Romantic Comedy(38)
For the next hour, I continuously monitored Noah’s location and activity, neither of which changed much, except for when he rose from the booth as Franklin Freeman, who was the house band’s director, was passing by. Noah heartily clapped Franklin on the back, then they embraced and talked for a few minutes. Would I ever see Noah again? The most plausible time would be if he returned to host in two or three or seven years, if I still was working at TNO, which I didn’t think I would be.
“Sally,” Viv was saying, then, “Sally?” I turned. “Want a ride to Blosca?” This was the dive bar on the Lower East Side where the night’s first after-after party was being held. The bar was down a narrow staircase to a basement level, and the party would be much smaller, more like forty people instead of the hundred milling around this one, and the main attractions were a pool table and cheap drinks (somewhat astonishingly, we all, even the cast members who’d been driven there in Escalades, had to pay for our own drinks at the first after-party)。 My first year at TNO, I’d been too intimidated to attend the after-after-party, then from my second to my sixth or seventh years, I’d attended all of them, though I ended the night there instead of going on to strip clubs rumored to be the sites of after-after-after parties. A few times, I’d found myself at a diner around 7 or 8 A.M., but that was the extent of my adventurousness. And in the past couple years, I often skipped the after-after-party altogether because I was more enticed by my own bed.

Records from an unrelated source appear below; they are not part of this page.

void f32_workspace(qlx_model* m, int B) {
  F32Net& w = *m->fp32;
  const int C = std::min(B, kF32FwdChunk);
  static_assert((uint64_t)kF32FwdChunk * 12800 * 4 < 0x80000000ull, "a forward chunk's a1 stays below 2^31 bytes");
  int nseg = 0;
  for (int v = 0; v < kNumVars; ++v) nseg += segs_of(v);
  const int frl_cap = C + kListSlots * (C / std::max(1, std::min(C, 2 * num_cus())) + 1) +
                      std::max(2 * num_cus(), C / kC1MaxIt + 1) + kListSlots;
  const int need_ld = (C + 63) / 64 * 64;
  ws_alloc(m, B, [&](Arena& a) {
    w.fa1 = a.take<float>((size_t)C * 12800); w.fa2 = a.take<float>((size_t)C * 5184); w.fa3 = a.take<float>((size_t)C * 3136);
    w.fa4 = a.take<float>((size_t)B * 512);
    w.fpart = a.take<float>(nseg);
    w.frl2 = a.take<int>((size_t)frl_cap * 81); w.frl3 = a.take<int>((size_t)frl_cap * 49);
    w.frcnt = a.take<unsigned long long>(2 * 2 * kListSlots * kCntStride);
    w.fbgc = a.take<float>(160);
    w.fsteps = a.take<uint32_t>((size_t)C * 4);
    w.fneed = a.take<uint8_t>((size_t)100 * need_ld);
    w.frows2 = a.take<uint32_t>((size_t)C * 4); w.fbg2 = a.take<uint8_t>((size_t)81 * need_ld);
    w.frows3 = a.take<uint32_t>((size_t)C * 4); w.fbg3 = a.take<uint8_t>((size_t)49 * need_ld);
  });
  QLX_HIP(hipMemset(w.frcnt, 0, 2 * 2 * kListSlots * kCntStride * 8));
  w.fneed_ld = need_ld;
  w.frl_cap = frl_cap;
  w.fparity = 0;
  w.fchunk = C;
}

static void f32_grad_workspace(qlx_model* m, int B) {
  F32Net& w = *m->fp32;
  if (B <= w.fgrad_batch) return;
  QLX_HIP(hipStreamSynchronize(m->stream));
  w.fgrad.release();
  w.fgrad_batch = 0;
  auto layout = [&](Arena& a) {
    w.fdz1 = a.take<float>((size_t)B * 12800); w.fdz2 = a.take<float>((size_t)B * 5184); w.fdz3 = a.take<float>((size_t)B * 3136);
    w.fdz4 = a.take<float>((size_t)B * 512);
    w.fslab1 = a.take<float>((size_t)((B + kSC1 - 1) / kSC1) * 257 * 32);
    w.fslab2 = a.take<float>((size_t)((B + kSC2 - 1) / kSC2) * 513 * 64);
    w.fslab3 = a.take<float>((size_t)((B + kSC3 - 1) / kSC3) * 577 * 64);
    w.fpb1 = a.take<float>((size_t)((B + 15) / 16) * 400 * 32);
    w.fpbg2 = a.take<float>((size_t)((B + 15) / 16) * 81 * 64); w.fs2 = a.take<float>((size_t)((B + 15) / 16) * 64);
    w.fpbg3 = a.take<float>((size_t)((B + 15) / 16) * 49 * 64); w.fs3 = a.take<float>((size_t)((B + 15) / 16) * 64);
  };
  Arena size;
  layout(size);
  w.fgrad.alloc(size.off);
  Arena a{(uintptr_t)w.fgrad.get()};
  layout(a);
  w.fgrad_batch = B;
}

template <class P>
static void launch(qlx_model* m, const P& p, const char* scope, double work, hipStream_t s) {
  hipEvent_t ea = nullptr, eb = nullptr;
  if (m->prof) m->prof->ext(scope, work, &ea, &eb);
  hipExtLaunchKernelGGL(k_gemm32<P>, dim3(p.g.blocks()), dim3(threads_of<P>()), gemm_lds_bytes<P>(), s, ea, eb, 0u, p);
  QLX_HIP(hipGetLastError());
  debug_sync(s, scope);
}

template <class P1, class P2, class S, class T = NoSide>
static void launch_pair(qlx_model* m, const P1& p1, const P2& p2, const S& side, const char* scope, double work, hipStream_t s,
                        const T& tail = T{}) {
  const size_t lds = std::max({gemm_lds_bytes<P1>(), gemm_lds_bytes<P2>(), S::LDS, T::LDS});
  hipEvent_t ea = nullptr, eb = nullptr;
  if (m->prof) m->prof->ext(scope, work, &ea, &eb);
// ... 18 lines not shown
  return n;
}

But Viv was already wearing her jacket, looking at me expectantly, still waiting to hear if I wanted a ride.
“Sure,” I said.
SUNDAY, 3:09 A.M.
At Blosca, I went straight to the bar for a drink, turned around, and almost collided with Noah Brewster.
“Hey!” He smiled broadly.
“Hey!” I said back. “Congratulations! You were great.” Though I wasn’t drunk, I’d just taken a large, reassuring sip of vodka tonic, following two drinks at the earlier party.

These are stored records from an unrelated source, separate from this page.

+    lstm_step_bwd_mfma(float* __restrict__ G, const float* __restrict__ Cs, const float* __restrict__ dy, float* __restrict__ DC,
+                       const float* __restrict__ w_hh, const int* __restrict__ lengths, int B, int T, int H, int t, int KS,
+                       float* __restrict__ slab, unsigned target) {
+  extern __shared__ __attribute__((aligned(16))) float sb_lds[];
+  __shared__ int is_last;
+  float* const Ws = sb_lds;
+  float* const As = sb_lds + SB_KC * 64;
+  const int tid = threadIdx.x, lane = tid & 63, wave = tid >> 6;
+  const int li = lane & 31, lh = lane >> 5;
+  const int rb = wave & 1, cb = (wave >> 1) & 1, kh = wave >> 2;
+  const int tiles = H >> 6;
+  const int wg = xcd_remap(blockIdx.x, gridDim.x);
+  const int ct = wg % tiles, ks = wg / tiles;
+  const int SL = 4 * H / KS, nstep = SL / SB_STEP;
+  const int k_base = ks * SL, j0 = ct * 64;
+  const __amdgpu_buffer_rsrc_t rG = brsrc2g(G), rW = brsrc2g(w_hh);
+  float* const part = slab + SB_CTR_WORDS;
+  const __amdgpu_buffer_rsrc_t rP = brsrc(part, tiles * KS * 4096 * 4);
+  const int lr = tid >> 4, lc = (tid & 15) * 4;
+  f32x16 acc;
+#pragma unroll
+  for (int r = 0; r < 16; ++r) acc[r] = 0.f;
+  for (int c0 = 0; c0 < nstep; c0 += SB_KC / SB_STEP) {
+    const int nq = min(SB_KC / SB_STEP, nstep - c0);
+    const int kc0 = k_base + c0 * SB_STEP;
+    int oa[8], ow[8];
+#pragma unroll
+    for (int i = 0; i < 8; ++i) {
+      const int q = i >> 1, u = i & 1;
+      const int b = lr + 32 * u;
+      const unsigned a_off = ((unsigned)(b * T + t) * (unsigned)(4 * H) + (unsigned)(kc0 + q * SB_STEP + lc)) * 4u;
+      const unsigned w_off = ((unsigned)(kc0 + i * 32 + lr) * (unsigned)H + (unsigned)(j0 + lc)) * 4u;
+      oa[i] = (q < nq && b < B) ? (int)a_off : BUF_OOB;
+      ow[i] = q < nq ? (int)w_off : BUF_OOB;
+    }
+    f4v wv[8], av[8];
+    __builtin_amdgcn_sched_barrier(0);
+#pragma unroll
+    for (int i = 0; i < 8; ++i) {
+      av[i] = bload4(rG, oa[i], 0);
+      wv[i] = bload4(rW, ow[i], 0);
+      if (i & 1) __syncthreads();
+      __builtin_amdgcn_sched_barrier(0);
+    }
+#pragma unroll
+    for (int q = 0; q < SB_KC / SB_STEP; ++q) {
+      if (q < nq) {
+#pragma unroll
+        for (int u = 0; u < 2; ++u) {
+          *reinterpret_cast<f4v*>(Ws + (q * SB_STEP + u * 32 + lr) * 64 + lc) = wv[2 * q + u];
+          *reinterpret_cast<f4v*>(As + (lr + 32 * u) * SB_LDA + q * SB_STEP + lc) = av[2 * q + u];
+        }
+        __syncthreads();
+#pragma unroll
+        for (int s = 0; s < 4; ++s) {
+          const int kl = q * SB_STEP + kh * 32 + s * 8 + lh * 4;
+          const f4v a = *reinterpret_cast<const f4v*>(As + (rb * 32 + li) * SB_LDA + kl);
+          float bf[4];
+#pragma unroll
+          for (int e = 0; e < 4; ++e) bf[e] = Ws[(kl + e) * 64 + cb * 32 + li];
+#pragma unroll
+          for (int e = 0; e < 4; ++e) acc = mfma32(a[e], bf[e], acc);
+        }
+      }
+    }
+  }
+  const int len[2] = {lengths[lr < B ? lr : 0], lengths[lr + 32 < B ? lr + 32 : 0]};
+  __syncthreads();
+  float* const red = As;
+  float* const tile = As + 4 * 16 * 64;
+  if (kh == 1) {
+#pragma unroll
+    for (int r = 0; r < 16; ++r) red[((wave & 3) * 16 + r) * 64 + lane] = acc[r];
+  }
+  __syncthreads();
+  if (kh == 0) {
+#pragma unroll
+    for (int r = 0; r < 16; ++r)
+      tile[(rb * 32 + mfma32_row(r, lh)) * SB_LDT + cb * 32 + li] = acc[r] + red[((wave & 3) * 16 + r) * 64 + lane];
+  }
+  __syncthreads();
+#pragma unroll
+  for (int u = 0; u < 2; ++u) {
+    const int row = lr + 32 * u;
+    const i4v v = *reinterpret_cast<const i4v*>(tile + row * SB_LDT + lc);
+    __builtin_amdgcn_raw_buffer_store_b128(v, rP, ((ct * KS + ks) * 4096 + row * 64 + lc) * 4, 0, 16);
+  }
+  asm volatile("s_waitcnt vmcnt(0)" ::: "memory");
+  __syncthreads();
+  if (tid == 0) {
+    unsigned* const ctr = reinterpret_cast<unsigned*>(slab) + ct * 32;
+    const unsigned old = __hip_atomic_fetch_add(ctr, 1u, __ATOMIC_RELAXED, __HIP_MEMORY_SCOPE_AGENT);
+    is_last = old + 1u == target;
+  }
+  __syncthreads();
+  if (!is_last) return;
+  const int tp = t - 1;
+  f4v gin[2][4], cv[2], cpv[2], dcv[2];
+  float dyv[2][4];
+  const int cp_back = tp > 0 ? H : 0;
+#pragma unroll
+  for (int u = 0; u < 2; ++u) {
+    const int b = lr + 32 * u, bb = b < B ? b : 0;
+    const float* gp = G + ((long)bb * T + tp) * 4 * H + j0 + lc;
+    const long o = ((long)bb * T + tp) * H + j0 + lc;
+#pragma unroll
+    for (int e = 0; e < 4; ++e) gin[u][e] = *reinterpret_cast<const f4v*>(gp + e * H);
+    cv[u] = *reinterpret_cast<const f4v*>(Cs + o);
+    cpv[u] = *reinterpret_cast<const f4v*>(Cs + o - cp_back);
+    dcv[u] = *reinterpret_cast<const f4v*>(DC + bb * H + j0 + lc);
+#pragma unroll
+    for (int e = 0; e < 4; ++e) dyv[u][e] = dy[o + e];
+  }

Noah leaned over the bar and asked for a club soda—presumably, he was completely sober—and I heard the bartender say, “Love your music, man,” and Noah said, “Thanks, man,” and then he turned back to me and said, “I wasn’t sure if you’d be here.” Even in the dim lighting, his eyes were bright blue, and his blond surfer hair was, well, convincingly hairlike. Sometimes at after-parties, the hosts would still be wearing their TV makeup, but it looked like he’d wiped his off.
“I wasn’t sure if you’d be here,” I said and held out my arms. “But here we both are.” Not that he’d know it, but this was as theatrical, and as tipsy, as I got. “Are you exhausted or still running on adrenaline?”
“I don’t know how you guys do it week in and week out.”
“But being the host and the musical guest is the craziest of all possible worlds. I could never do either, let alone both. And you really were awesome. Choreographer was fantastic.”
“Well, you were right about the Cheesemonger.”
“No, you get credit,” I said. “It’s all in the delivery.” Tipsiness notwithstanding, I already was aware of monopolizing a celebrity’s time when I was no longer professionally useful.
This was when Noah said, “Now will you admit you’ve never really listened to my music?”
I genuinely laughed. “If I hadn’t, how would I have written the sketch? Also, I’m a human being in the world. Do you think there’s any man, woman, or child who hasn’t heard ‘Making Love in July’ while lying in the chair at the dentist’s office?”
“Yeah, exactly. I mean that you haven’t listened beyond the bare minimum. You haven’t listened on purpose.” He still seemed to be good-naturedly teasing as opposed to needily grasping for a compliment.
“Also not true,” I said. “I love ‘The Bishop’s Garden’ and ‘All Regrets.’?”
He squinted a little, scrutinizing me.
“Here’s what I’ll admit,” I said. “There are two categories of pop songs I’m not crazy about, and because ‘Making Love in July,’ through no fault of its own, is in one of the categories, it biased me against you early on. I mean almost twenty years ago. But I’ve realized that I underestimated the range of your”—I paused—“your oeuvre.” I paused again. “What kind of asshole do you think uses the word oeuvre in a bar at three in the morning?”
“Just guessing but maybe an asshole who went to Harvard?”
“No, no,” I said. “I’m not one of TNO’s Harvard assholes.”
“Where’d you go?”
“Duke,” I said.
This time, his smile was more sarcastic. “As in the world-famous university in North Carolina? Do you mean that Duke?”
“I get that having gone to Duke might not sound that different from having gone to Harvard, but, trust me, the writers who went to Harvard think it is. Also didn’t you go to some fancy prep school in Washington, D.C.? Because I went to a gigantic, crappy public high school in suburban Kansas City.”
“But I never went to college at all, so that negates my fancy prep school degree. I was supposed to go to Kenyon, but instead I started busking at Metro stations. When do I get to find out the two categories of songs you hate?”